It was like being underwater, except the muted sound of water in my ears was replaced by a thunderous tsunami of nothing. It filled my head, infiltrated my lungs, bled into my veins in a rush until all the water in my body weighed me down completely, my limbs heavy and still. I couldn't even move.

I could only stare.

Her blue eyes looked steadily back at me.

I found the strength to swallow, though it took effort. I choked on my own voice as it forced its way out. "W- what?"

"It happened last week. I didn't tell you." Her words were dark and deep like the storm lurking behind her gaze.

"But... why?" Hurt swelled up inside. I thought she was safe.

"I didn't want you to know. I was... ashamed."

I shook my head angrily. "No. You promised, Avi. You said that you'd be safe. You- you lied to me!"

Her features became chips of hard stone all aimed at me. "It's not my fault. And it was a stupid promise anyway. No one ever knows if they'll be chosen."

The ocean in my veins roared up and seeped out of my eyes in a hot flood. My voice was giant, black spirals blooming in my mind. "You're a liar! You said. You promised. And now..." I sank to the ground as the darkness subsided and whimpered, fingers covering my eyes. "I don't want to lose my only friend."

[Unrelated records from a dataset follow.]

SIGNATURES = {
    "pa_abi_version": (i32, []),
    "pa_error_string": (C.c_char_p, [i32]),
    "pa_last_hip_error": (C.c_char_p, []),
    "pa_mel_num_frames": (i32, [i32, i32]),
    "pa_mel_frontend_fwd": (i32, [vp, i32, i32, vp, vp, vp, vp, C.POINTER(MelParams), vp]),
    "pa_mel_frontend_fwd_varlen": (i32, [vp, i32, i32, vp, vp, vp, vp, vp, i32, f32, C.POINTER(MelParams), vp]),
    "pa_mel_frontend_bwd": (i32, [vp, i32, i32, vp, vp, vp, vp, vp, vp, i64, C.POINTER(MelParams), vp]),
    "pa_mel_frontend_bwd_varlen": (i32, [vp, i32, i32, vp, vp, vp, vp, vp, i32, vp, vp, i64, C.POINTER(MelParams), vp]),
    "pa_mel_frontend_fwd_varlen_aug": (i32, [vp, i32, i32, vp, vp, vp, vp, vp, i32, f32, C.POINTER(MelParams), vp, vp]),
    "pa_mel_frontend_bwd_varlen_aug": (i32, [vp, i32, i32, vp, vp, vp, vp, vp, i32, vp, vp, i64, C.POINTER(MelParams), vp, vp]),
    "pa_convert_f32": (i32, [vp, vp, i64, i32, vp]),
    "pa_convert_f32_rowscale": (i32, [vp, vp, vp, i32, i32, i32, vp]),
    "pa_convert_to_f32": (i32, [vp, i32, vp, i64, vp]),
    "pa_transpose": (i32, [vp, i32, i32, i32, i32, vp, i32, i32, vp]),
    "pa_stage_weights": (i32, [vp, i32, i32, i32, vp]),
    "pa_layernorm_fwd": (i32, [vp, vp, vp, vp, i32, vp, vp, i32, i32, f32, vp]),
    "pa_layernorm_bwd_ws_floats": (i64, [i32, i32]),
    "pa_layernorm_bwd": (i32, [vp, i32, vp, vp, vp, vp, vp, vp, vp, vp, vp, vp, i32, vp, i32, i32, vp]),
    "pa_layernorm_bwd_rows": (i32, [i32]),
    "pa_layernorm_bwd_partial": (i32, [vp, i32, vp, vp, vp, vp, vp, vp, vp, vp, i32, i32, vp]),
    "pa_layernorm_bwd2": (i32, [vp, i32, vp, vp, vp, vp, vp, vp, vp, vp, vp, vp, vp, i32, vp, i32, i32, vp]),
    "pa_layernorm_bwd2_partial": (i32, [vp, i32, vp, vp, vp, vp, vp, vp, vp, vp, vp, i32, i32, vp]),
    "pa_layernorm_bwd_rowscale": (i32, [vp, i32, vp, vp, vp, vp, vp, vp, vp, vp, vp, vp, vp, vp, i32, vp, i32, i32, vp]),
    "pa_layernorm_bwd_partial_rowscale": (i32, [vp, i32, vp, vp, vp, vp, vp, vp, vp, vp, vp, vp, i32, i32, vp]),
    "pa_tail_inject": (i32, [vp, vp, i32, vp, vp, vp, vp, i32, i32, i32, vp]),
    "pa_gemm_last_colsum_rows": (i32, []),
    "pa_gemm_colsum_ws_floats": (i64, [i32, i32]),
    "pa_gemm_blocked_pre_ok": (i32, [i32, i32, i32]),
    "pa_gemm_blocked_pre_elems": (i64, [i32, i32]),
    "pa_gemm_nt": (i32, [C.POINTER(GemmArgs), vp]),
    "pa_gemm_nt_splitk_plan": (i32, [i32, i32, i32, i32, i32]),
    "pa_gemm_nt_splitk_ws_floats": (i64, [i32, i32, i32, i32, i32]),
    "pa_gemm_nt_splitk": (i32, [C.POINTER(GemmArgs), vp, i64, vp]),
    "pa_gemm_nt_rowscale": (i32, [C.POINTER(GemmArgs), vp, vp]),
    "pa_gemm_nt_splitk_rowscale": (i32, [C.POINTER(GemmArgs), vp, vp, i64, vp]),
    "pa_gemm_tn": (i32, [C.POINTER(GemmArgs), vp]),
    "pa_gemm_tn_batched": (i32, [C.POINTER(GemmArgs), i32, vp]),
    "pa_gemm_tn_batched_plan": (i32, [C.POINTER(GemmArgs), i32, i32, i32, vp]),
    "pa_gemm_tn_step_rows": (i32, []),
    "pa_reduce_partials_batched": (i32, [C.POINTER(ReduceDesc), i32, vp]),
    "pa_colsum_ws_floats": (i64, [i32, i32]),
    "pa_colsum": (i32, [vp, i32, i32, i32, i32, vp, i32, vp, vp]),
    "pa_reduce_partials": (i32, [vp, i32, i64, vp, i32, vp]),
    "pa_rowsum": (i32, [vp, i32, i32, i32, i32, vp, i32, vp]),
    "pa_colsum_f32": (i32, [vp, i32, i32, i32, vp, i32, vp]),
    "pa_attention_fwd": (i32, [vp, i32, vp, i32, vp, i32, i32, i32, i32, f32, i32, i32, vp]),
    "pa_attention_fwd_varlen": (i32, [vp, i32, vp, i32, vp, vp, i32, i32, i32, i32, f32, i32, i32, vp]),
    "pa_attention_probs": (i32, [vp, i32, vp, vp, vp, vp, i32, i32, i32, i32, i32, f32, i32, i32, vp]),
    "pa_attention_probs_grad": (i32, [vp, i32, vp, vp, i32, i32, vp, vp, vp, i32, i32, i32, i32, i32, i32, f32, i32, i32, vp]),
    "pa_attention_rollout_ws_floats": (i64, [i64, i32, i32, i32, i32, i32]),
    "pa_attention_rollout": (i32, [vp, i32, vp, vp, i32, i32, vp, vp, vp, vp, i64, i32, i32, i32, i32, i32, i32, i32, f32, f32, f32, f32,
                                   i32, i32, vp]),
    "pa_attention_bwd_ws_floats": (i64, [i32, i32, i32]),
    "pa_attention_bwd": (i32, [vp, i32, vp, vp, i32, vp, vp, vp, i32, i32, i32, i32, i32, f32, i32, i32, vp]),
    "pa_attention_bwd_varlen_ws_floats": (i64, [i64, i32, i32, i32]),
    "pa_attention_bwd_varlen": (i32, [vp, i32, vp, vp, i32, vp, vp, vp, i32, vp, i32, i32, i32, i32, f32, i32, i32, vp]),
    "pa_gather_rows": (i32, [vp, vp, i32, i64, vp, vp]),
    "pa_scatter_rows": (i32, [vp, vp, i32, i64, vp, vp]),
    "pa_zero2d": (i32, [vp, i64, i64, i64, vp]),
    "pa_patch_gather": (i32, [vp, i32, i32, i32, vp, vp, i32, i32, i32, i32, vp, i32, vp]),
    "pa_patch_pos_table": (i32, [vp, vp, i32, vp, i32, vp, vp, i32, i32, i32, vp, vp, vp, vp, vp, i32, i32, vp]),
    "pa_patch_gather_varlen": (i32, [vp, i32, i32, i32, vp, vp, vp, i32, i32, i32, i32, vp, i32, vp]),
    "pa_patch_pos_table_varlen": (i32, [vp, vp, i32, vp, i32, vp, vp, i32, i32, vp, vp, vp, vp, vp]),
    "pa_patch_input_bwd_varlen": (i32, [vp, i32, vp, i32, i32, i32, i32, i32, i32, vp, vp]),
    "pa_patch_bwd_varlen": (i32, [vp, i32, i32, vp, i32, i32, i32, vp, vp, vp, vp, vp, vp, i32, vp]),
    "pa_patch_input_bwd_rows": (i32, [vp, i32, i32, vp, i32, i32, i32, i32, i32, i32, i32, vp, vp]),
    "pa_patch_bwd_rows": (i32, [vp, i32, i32, vp, vp, vp, i32, i32, i32, i32, vp, vp, vp, vp, vp, vp, i32, vp]),
    "pa_patch_bwd": (i32, [vp, i32, i32, i32, vp, vp, i32, i32, i32, i32, vp, vp, vp, vp, vp, vp, vp, i32, vp, i32, vp]),
    "pa_patch_input_bwd_ws_ints": (i64, [i32, i32, i32, i32, i32]),
    "pa_patch_input_bwd": (i32, [vp, i32, i32, i32, vp, vp, i32, i32, i32, i32, i32, vp, vp, vp]),
    "pa_head_pre_fwd": (i32, [vp, i32, i32, i32, vp, vp, f32, vp, vp, f32, vp, vp, vp, vp]),
    "pa_linear_f32_fwd": (i32, [vp, vp, vp, vp, i32, i32, i32, vp]),
    "pa_linear_f32_bwd": (i32, [vp, vp, vp, vp, vp, vp, i32, i32, i32, i32, vp]),
    "pa_head_pre_bwd": (i32, [vp, vp, vp, vp, i32, i32, i32, vp, vp, vp, vp, vp, vp]),
    "pa_bce_fwd_bwd": (i32, [vp, vp, i32, i32, f32, vp, vp, vp, vp]),
    "pa_ce_mixup_fwd_bwd": (i32, [vp, vp, vp, vp, i32, i32, f32, vp, vp, vp, vp]),
    "pa_mixup": (i32, [vp, vp, vp, vp, i32, i64, vp]),
    "pa_adamw": (i32, [vp, vp, vp, vp, i64, f32, f32, f32, f32, f32, i32, vp]),
    "pa_adamw_dev": (i32, [vp, vp, vp, vp, i64, vp, vp]),
    "pa_adamw_stage": (i32, [vp, vp, vp, vp, vp, i32, i32, i32, f32, f32, f32, f32, f32, i32, vp, vp]),
    "pa_adamw_stage_groups": (i32, [vp, vp, vp, vp, vp, vp, i32, i32, i32, f32, f32, f32, f32, f32, i32, vp, vp]),
    "pa_adamw_groups": (i32, [vp, vp, vp, vp, vp, vp, i32, i32, f32, f32, f32, f32, f32, i32, vp, vp]),
    "pa_grad_norm_partials": (i64, [i64]),
    "pa_grad_accum_sumsq": (i32, [vp, vp, i32, i64, vp, vp]),
    "pa_clip_coef": (i32, [vp, i32, f32, vp, vp]),
    "pa_adamw_clip": (i32, [vp, vp, vp, vp, i64, f32, f32, f32, f32, f32, i32, vp, vp, vp]),
    "pa_adamw_stage_clip": (i32, [vp, vp, vp, vp, vp, vp, i32, i32, i32, f32, f32, f32, f32, f32, i32, vp, vp, vp]),
    "pa_adamw_hyper": (None, [f32, f32, f32, f32, f32, i32, C.POINTER(f32)]),
    "pa_sgd": (i32, [vp, vp, i64, f32, vp]),
    "pa_swa_update": (i32, [vp, vp, i64, i32, vp]),
    "pa_wave_augment": (i32, [vp, i32, i64, vp, vp, vp, vp, vp, vp, vp, i64, vp]),
    "pa_ir_conv_plan": (i32, [i32, C.POINTER(i32), C.POINTER(i32)]),
    "pa_ir_bank_floats": (i64, [i32, i32]),
    "pa_ir_bank_prepare": (i32, [vp, i32, i32, vp, vp, vp]),
    "pa_wave_ir_convolve": (i32, [vp, i32, i64, vp, vp, vp, vp, i32, i32, vp, i64, i64, vp, vp]),
    "pa_eval_append": (i32, [vp, vp, vp, i32, i32, i64, i64, i32, vp, vp, vp]),
    "pa_eval_ws_bytes": (i64, [i32, i64]),
    "pa_eval_rank": (i32, [vp, vp, i32, i64, i64, vp, vp, vp, vp, vp, vp, vp]),
    "pa_comm_unique_id": (i32, [vp]),
    "pa_comm_init": (i32, [vp, i32, i32, C.POINTER(vp)]),
    "pa_allreduce_bucket": (i32, [vp, vp, i64, i32, vp]),
    "pa_comm_destroy": (i32, [vp]),
    "pa_comm_info": (i32, [vp, C.POINTER(i32), C.POINTER(i32), C.POINTER(i32), C.POINTER(i32)]),
    "pa_comm_last_error": (C.c_char_p, []),
}
GEMM_BLOCKED_PRE = 0x100
GEMM_NO_PERSIST = 0x400
GEMM_COLSUM_DEFER = 0x2000
REDUCE_SLABS, REDUCE_ROWS = 0, 1
GEMM_EPILOGUE_V3 = 0x1000
COMM_ID_BYTES = 128
EVAL_SIGMOID, EVAL_RAW = 0, 1
EVAL_EXCLUDED, EVAL_NEG, EVAL_POS, EVAL_NAN = 0, 1, 2, 3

She stood for a moment. Softened. Knelt down beside me. Rain began to fall softly from the sky, light and barely there. Nurse said it wasn't meant to rain today. Everything was wrong. She put a hand on my shoulder. "You won't lose me."

"But you'll be different. You won't be you anymore." I sniffed and took my fingers away to see tears shining on the tips. The rain put tiny dewdrops on my hair. "When will you be changed?"

Her grip tightened on my shoulder, tension running stiffly down her arm.

My heart grew still with horror. "Avi... no..."

"I wasn't supposed to come here," she said huskily. "But I had to see you. I slipped out after they- after they did it. I didn't know what else to do."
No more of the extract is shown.